Long-term care facilities are by far the most common settings for norovirus outbreaks, dwarfing the number of outbreaks in hospitals, according to government data released Tuesday.
More than 2,000 outbreaks of norovirus originated in a long-term care facility between 2009 and 2012, the Centers for Disease Control and Prevention reported. Only about 120 outbreaks occurred in hospitals during those years.
The CDC report focused largely on outbreaks caused by contaminated food, because restaurants were the second most-common setting associated with outbreaks. There were nearly 575 outbreaks linked to contaminated restaurant food in the four-year study period. Another 150 outbreaks were linked to catering or banquet facility food.
However, poor food preparation practices are not behind the norovirus problem in nursing homes, the report showed. Only 12 long-term care outbreaks were food-related.
There are numerous other ways the highly contagious disease is transmitted, including person-to-person contact, the report stated. It is notoriously difficult to combat, given that it is resistant to common disinfectants, is infectious at very low doses, and people shed viral particles “copiously” even when asymptomatic.

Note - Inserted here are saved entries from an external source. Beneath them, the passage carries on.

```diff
@@ -587,40 +656,14 @@
             tc::tma_load_5d(dst, &tmap_dy, rawfull + rb, 0, x0, y0, n, co0 / 32);
             tc::tma_load_4d(dst + S::DY_BYTES, &tmap_x, rawfull + rb, 0, x0, y0 - p.pad_y, n);
         };
-        for (int i = tid; i < STEM_STAGES * STEM_KW * (64 - creal) * 8; i += 128) {
-            const int c = creal + (i >> 3) % (64 - creal), tile = (i >> 3) / (64 - creal);
-            *reinterpret_cast<float4*>(base + tile * S::TILE_BYTES + c * 128 + (i & 7) * 16) = make_float4(0.f, 0.f, 0.f, 0.f);
-        }
         for (int j = 0; j < STEM_NRAW - 1 && j < KI; ++j) issue(j);
-        const int ntask = fold_kh * 8 * STEM_KW * 8;
         const uint32_t raw_s = tc::smem_u32(raw), base_s = tc::smem_u32(base);
         for (int it = 0; it < KI; ++it) {
             if (it + STEM_NRAW - 1 < KI) issue(it + STEM_NRAW - 1);
             const int rb = it % STEM_NRAW, st = it % STEM_STAGES;
             tc::mbar_wait(rawfull + rb, (it / STEM_NRAW) & 1);
             tc::mbar_wait(empty + st, ((it / STEM_STAGES) & 1) ^ 1);
-            const uint32_t src = raw_s + rb * S::RAW_BYTES + S::DY_BYTES;
-            const uint32_t dst = base_s + st * S::STAGE_BYTES;
-            for (int i0 = tid; i0 < ntask; i0 += STEM_BATCH * 128) {
-                float v[STEM_BATCH][4];
-                uint32_t d[STEM_BATCH];
-#pragma unroll
-                for (int g = 0; g < STEM_BATCH; ++g) {
-                    const int i = i0 + 128 * g;
-                    if (i >= ntask) break;
-                    const int ci = i & 7, u = i >> 3;
-                    const int s = u % STEM_KW, q = (u / STEM_KW) & 7, r = u / (STEM_KW * 8);
-                    const uint32_t a = src + ((r * S::WPX + 4 * q + s) * 8 + ci) * 4;
-#pragma unroll
-                    for (int e = 0; e < 4; ++e) v[g][e] = tc::lds_f32(a + 32 * e);
-                    d[g] = dst + s * S::TILE_BYTES + (8 * r + ci) * 128 + ((q ^ ci) << 4);
-                }
-#pragma unroll
-                for (int g = 0; g < STEM_BATCH; ++g) {
-                    if (i0 + 128 * g >= ntask) break;
-                    tc::sts_f32x4(d[g], v[g][0], v[g][1], v[g][2], v[g][3]);
-                }
-            }
+            dy_transpose(raw_s + rb * S::RAW_BYTES, base_s + st * S::STAGE_BYTES, tid);
             tc::fence_proxy_async();
             tc::mbar_arrive(full + st);
             tc::named_sync(2, 128);
@@ -628,41 +671,9 @@
         return;
     }
     tc::setmaxnreg_inc<224>();
-
-    const int h = wg - 1, lane = tid & 31;
-    int aoff[4];
-#pragma unroll
-    for (int e = 0; e < 4; ++e)
-        aoff[e] = dy_tile_offset(wgrad_row_co((tid >> 5) * 16 + (lane >> 2) + 8 * (e & 1)), (lane & 3) + 4 * (e >> 1));
-    float acc[STEM_KW][32];
-#pragma unroll
-    for (int t = 0; t < STEM_KW; ++t)
-#pragma unroll
-        for (int i = 0; i < 32; ++i) acc[t][i] = 0.f;
-    static_assert(S::TILE_BYTES == 64 * 128, "a tap's B tile is 64 channel rows of 128 bytes");
-    wgrad_consume<64, STEM_KW, STEM_STAGES, STEM_NRAW, S::RAW_BYTES, S::STAGE_BYTES>(acc, tc::smem_u32(raw), tc::smem_u32(base), full, empty,
-                                                                                     rawfull, rawempty, aoff, h, 2, KI, tid, false);
-    if (h >= KI) return;
-    const int m_a = (tid >> 5) * 16 + (lane >> 2);
-#pragma unroll
-    for (int t = 0; t < STEM_KW; ++t) {
-#pragma unroll
-        for (int e = 0; e < 2; ++e) {
-            const int co = co0 + wgrad_row_co(m_a + 8 * e);
-#pragma unroll
-            for (int j = 0; j < 8; ++j) {
-                const int ci = 8 * j + 2 * (lane & 3);
-                if (ci >= creal) continue;
-                const float v0 = acc[t][4 * j + 2 * e], v1 = acc[t][4 * j + 2 * e + 1];
-                if (p.tapmajor) {
-                    atomicAdd(reinterpret_cast<float2*>(dw + ((size_t)t * p.Cout + co) * p.Cin + ci), make_float2(v0, v1));
-                } else {
-                    atomicAdd(dw + ((size_t)co * p.Cin + ci) * STEM_KW + t, v0);
-                    atomicAdd(dw + ((size_t)co * p.Cin + ci + 1) * STEM_KW + t, v1);
-                }
-            }
-        }
-    }
+    const uint32_t raw_s = tc::smem_u32(raw), base_s = tc::smem_u32(base);
+    if (wg == 1) stem_consume_taps<0, 3>(p, creal, co0, raw_s, base_s, full, empty, rawfull, rawempty, KI, tid, dw);
+    else stem_consume_taps<3, 2>(p, creal, co0, raw_s, base_s, full, empty, rawfull, rawempty, KI, tid, dw);
 }
 
 int wgrad_splits(int base_ctas, long long ktotal) {
```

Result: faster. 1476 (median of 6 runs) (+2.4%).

The report did not offer explanations as to why long-term care facilities see so many more norovirus outbreaks than hospitals. The CDC had not returned a call from McKnight’s as of press time. However, norovirus is known to spread rapidly through “closed places”— it earned the nickname “the cruise ship disease” after several high-profile outbreaks at sea.
Norovirus also hits the elderly especially hard, with the majority of annual hospitalizations and deaths occurring among seniors and very young children. There were about 800 deaths due to norovirus between 2009 and 2012, according to the CDC report.